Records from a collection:
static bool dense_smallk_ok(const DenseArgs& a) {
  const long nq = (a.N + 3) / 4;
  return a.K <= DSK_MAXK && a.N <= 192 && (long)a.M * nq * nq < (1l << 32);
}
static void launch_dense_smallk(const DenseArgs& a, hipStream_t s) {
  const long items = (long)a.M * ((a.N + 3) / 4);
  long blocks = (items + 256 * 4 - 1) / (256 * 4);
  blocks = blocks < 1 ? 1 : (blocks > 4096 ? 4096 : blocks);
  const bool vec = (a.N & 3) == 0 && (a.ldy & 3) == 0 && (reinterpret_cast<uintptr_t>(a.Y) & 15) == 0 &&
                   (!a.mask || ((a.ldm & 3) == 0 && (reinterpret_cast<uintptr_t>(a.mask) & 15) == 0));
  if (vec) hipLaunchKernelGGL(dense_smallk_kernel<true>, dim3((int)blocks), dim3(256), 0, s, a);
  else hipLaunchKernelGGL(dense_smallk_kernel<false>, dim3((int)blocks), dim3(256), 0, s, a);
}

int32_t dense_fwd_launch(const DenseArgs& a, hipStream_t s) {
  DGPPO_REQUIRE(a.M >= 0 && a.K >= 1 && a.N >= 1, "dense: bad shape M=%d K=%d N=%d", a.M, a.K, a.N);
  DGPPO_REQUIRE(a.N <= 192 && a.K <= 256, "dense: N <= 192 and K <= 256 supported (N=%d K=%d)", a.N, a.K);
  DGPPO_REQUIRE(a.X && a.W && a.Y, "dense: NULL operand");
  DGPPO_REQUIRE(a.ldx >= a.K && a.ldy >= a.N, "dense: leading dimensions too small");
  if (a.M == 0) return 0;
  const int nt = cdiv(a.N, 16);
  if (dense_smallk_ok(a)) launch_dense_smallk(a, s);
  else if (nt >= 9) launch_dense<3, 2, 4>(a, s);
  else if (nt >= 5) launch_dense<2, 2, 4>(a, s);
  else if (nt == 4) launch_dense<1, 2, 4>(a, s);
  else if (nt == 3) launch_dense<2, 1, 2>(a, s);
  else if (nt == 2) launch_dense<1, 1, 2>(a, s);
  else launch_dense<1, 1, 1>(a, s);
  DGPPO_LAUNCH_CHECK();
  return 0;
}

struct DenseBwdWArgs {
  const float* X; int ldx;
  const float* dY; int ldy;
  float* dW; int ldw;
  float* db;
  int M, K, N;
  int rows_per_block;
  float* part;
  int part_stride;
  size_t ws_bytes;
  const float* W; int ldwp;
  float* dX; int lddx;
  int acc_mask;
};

...

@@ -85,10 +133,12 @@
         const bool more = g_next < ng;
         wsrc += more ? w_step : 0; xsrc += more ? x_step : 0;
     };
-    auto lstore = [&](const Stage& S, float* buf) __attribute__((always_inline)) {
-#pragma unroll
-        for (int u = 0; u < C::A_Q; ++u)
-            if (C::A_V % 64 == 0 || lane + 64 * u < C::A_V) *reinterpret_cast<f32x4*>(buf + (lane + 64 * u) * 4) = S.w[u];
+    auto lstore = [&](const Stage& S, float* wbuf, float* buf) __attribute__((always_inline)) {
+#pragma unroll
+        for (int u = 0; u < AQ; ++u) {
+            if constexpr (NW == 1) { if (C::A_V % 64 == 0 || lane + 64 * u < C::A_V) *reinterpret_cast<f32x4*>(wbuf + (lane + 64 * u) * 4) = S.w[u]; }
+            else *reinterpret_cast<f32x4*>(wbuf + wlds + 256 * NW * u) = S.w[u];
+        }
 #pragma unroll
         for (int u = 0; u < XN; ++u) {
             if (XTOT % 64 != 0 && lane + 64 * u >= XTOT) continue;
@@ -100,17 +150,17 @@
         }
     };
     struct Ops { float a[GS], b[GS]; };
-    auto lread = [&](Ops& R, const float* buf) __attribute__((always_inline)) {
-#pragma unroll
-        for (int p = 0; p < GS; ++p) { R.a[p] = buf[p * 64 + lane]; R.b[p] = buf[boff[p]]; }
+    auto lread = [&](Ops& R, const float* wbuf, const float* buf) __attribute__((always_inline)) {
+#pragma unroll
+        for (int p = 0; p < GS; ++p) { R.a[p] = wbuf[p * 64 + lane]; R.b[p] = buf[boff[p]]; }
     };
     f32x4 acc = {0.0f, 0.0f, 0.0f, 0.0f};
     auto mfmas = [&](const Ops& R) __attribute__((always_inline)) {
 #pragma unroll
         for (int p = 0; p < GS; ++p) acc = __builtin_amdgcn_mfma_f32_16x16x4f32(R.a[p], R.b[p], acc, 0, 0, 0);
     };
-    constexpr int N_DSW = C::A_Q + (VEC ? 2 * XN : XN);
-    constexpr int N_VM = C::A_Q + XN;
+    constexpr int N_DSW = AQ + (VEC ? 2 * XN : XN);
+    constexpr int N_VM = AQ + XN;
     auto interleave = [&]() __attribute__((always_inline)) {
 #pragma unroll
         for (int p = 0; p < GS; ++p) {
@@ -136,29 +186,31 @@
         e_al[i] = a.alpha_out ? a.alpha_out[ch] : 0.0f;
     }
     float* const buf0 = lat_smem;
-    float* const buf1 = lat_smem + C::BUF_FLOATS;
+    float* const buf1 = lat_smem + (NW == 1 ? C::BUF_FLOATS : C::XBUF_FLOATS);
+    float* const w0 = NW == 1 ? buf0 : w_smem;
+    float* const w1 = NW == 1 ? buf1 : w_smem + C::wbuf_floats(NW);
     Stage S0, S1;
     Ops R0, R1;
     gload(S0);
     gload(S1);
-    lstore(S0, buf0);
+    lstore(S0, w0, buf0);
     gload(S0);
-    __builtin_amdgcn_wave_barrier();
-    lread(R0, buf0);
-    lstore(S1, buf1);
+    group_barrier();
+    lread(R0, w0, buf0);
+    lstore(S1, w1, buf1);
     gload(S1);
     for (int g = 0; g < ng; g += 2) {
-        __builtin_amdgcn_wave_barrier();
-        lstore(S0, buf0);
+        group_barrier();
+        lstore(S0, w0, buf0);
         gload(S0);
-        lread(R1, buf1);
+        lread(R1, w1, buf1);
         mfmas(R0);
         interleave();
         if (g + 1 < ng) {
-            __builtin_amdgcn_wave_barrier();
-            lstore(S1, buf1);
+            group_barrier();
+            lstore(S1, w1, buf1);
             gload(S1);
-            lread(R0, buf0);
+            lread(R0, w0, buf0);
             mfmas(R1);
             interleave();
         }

What you have to do:
If a line in the records above contains the string "lane", copy that line out.

Response area:
-            if (C::A_V % 64 == 0 || lane + 64 * u < C::A_V) *reinterpret_cast<f32x4*>(buf + (lane + 64 * u) * 4) = S.w[u];
+            if constexpr (NW == 1) { if (C::A_V % 64 == 0 || lane + 64 * u < C::A_V) *reinterpret_cast<f32x4*>(wbuf + (lane + 64 * u) * 4) = S.w[u]; }
             if (XTOT % 64 != 0 && lane + 64 * u >= XTOT) continue;
-        for (int p = 0; p < GS; ++p) { R.a[p] = buf[p * 64 + lane]; R.b[p] = buf[boff[p]]; }
+        for (int p = 0; p < GS; ++p) { R.a[p] = wbuf[p * 64 + lane]; R.b[p] = buf[boff[p]]; }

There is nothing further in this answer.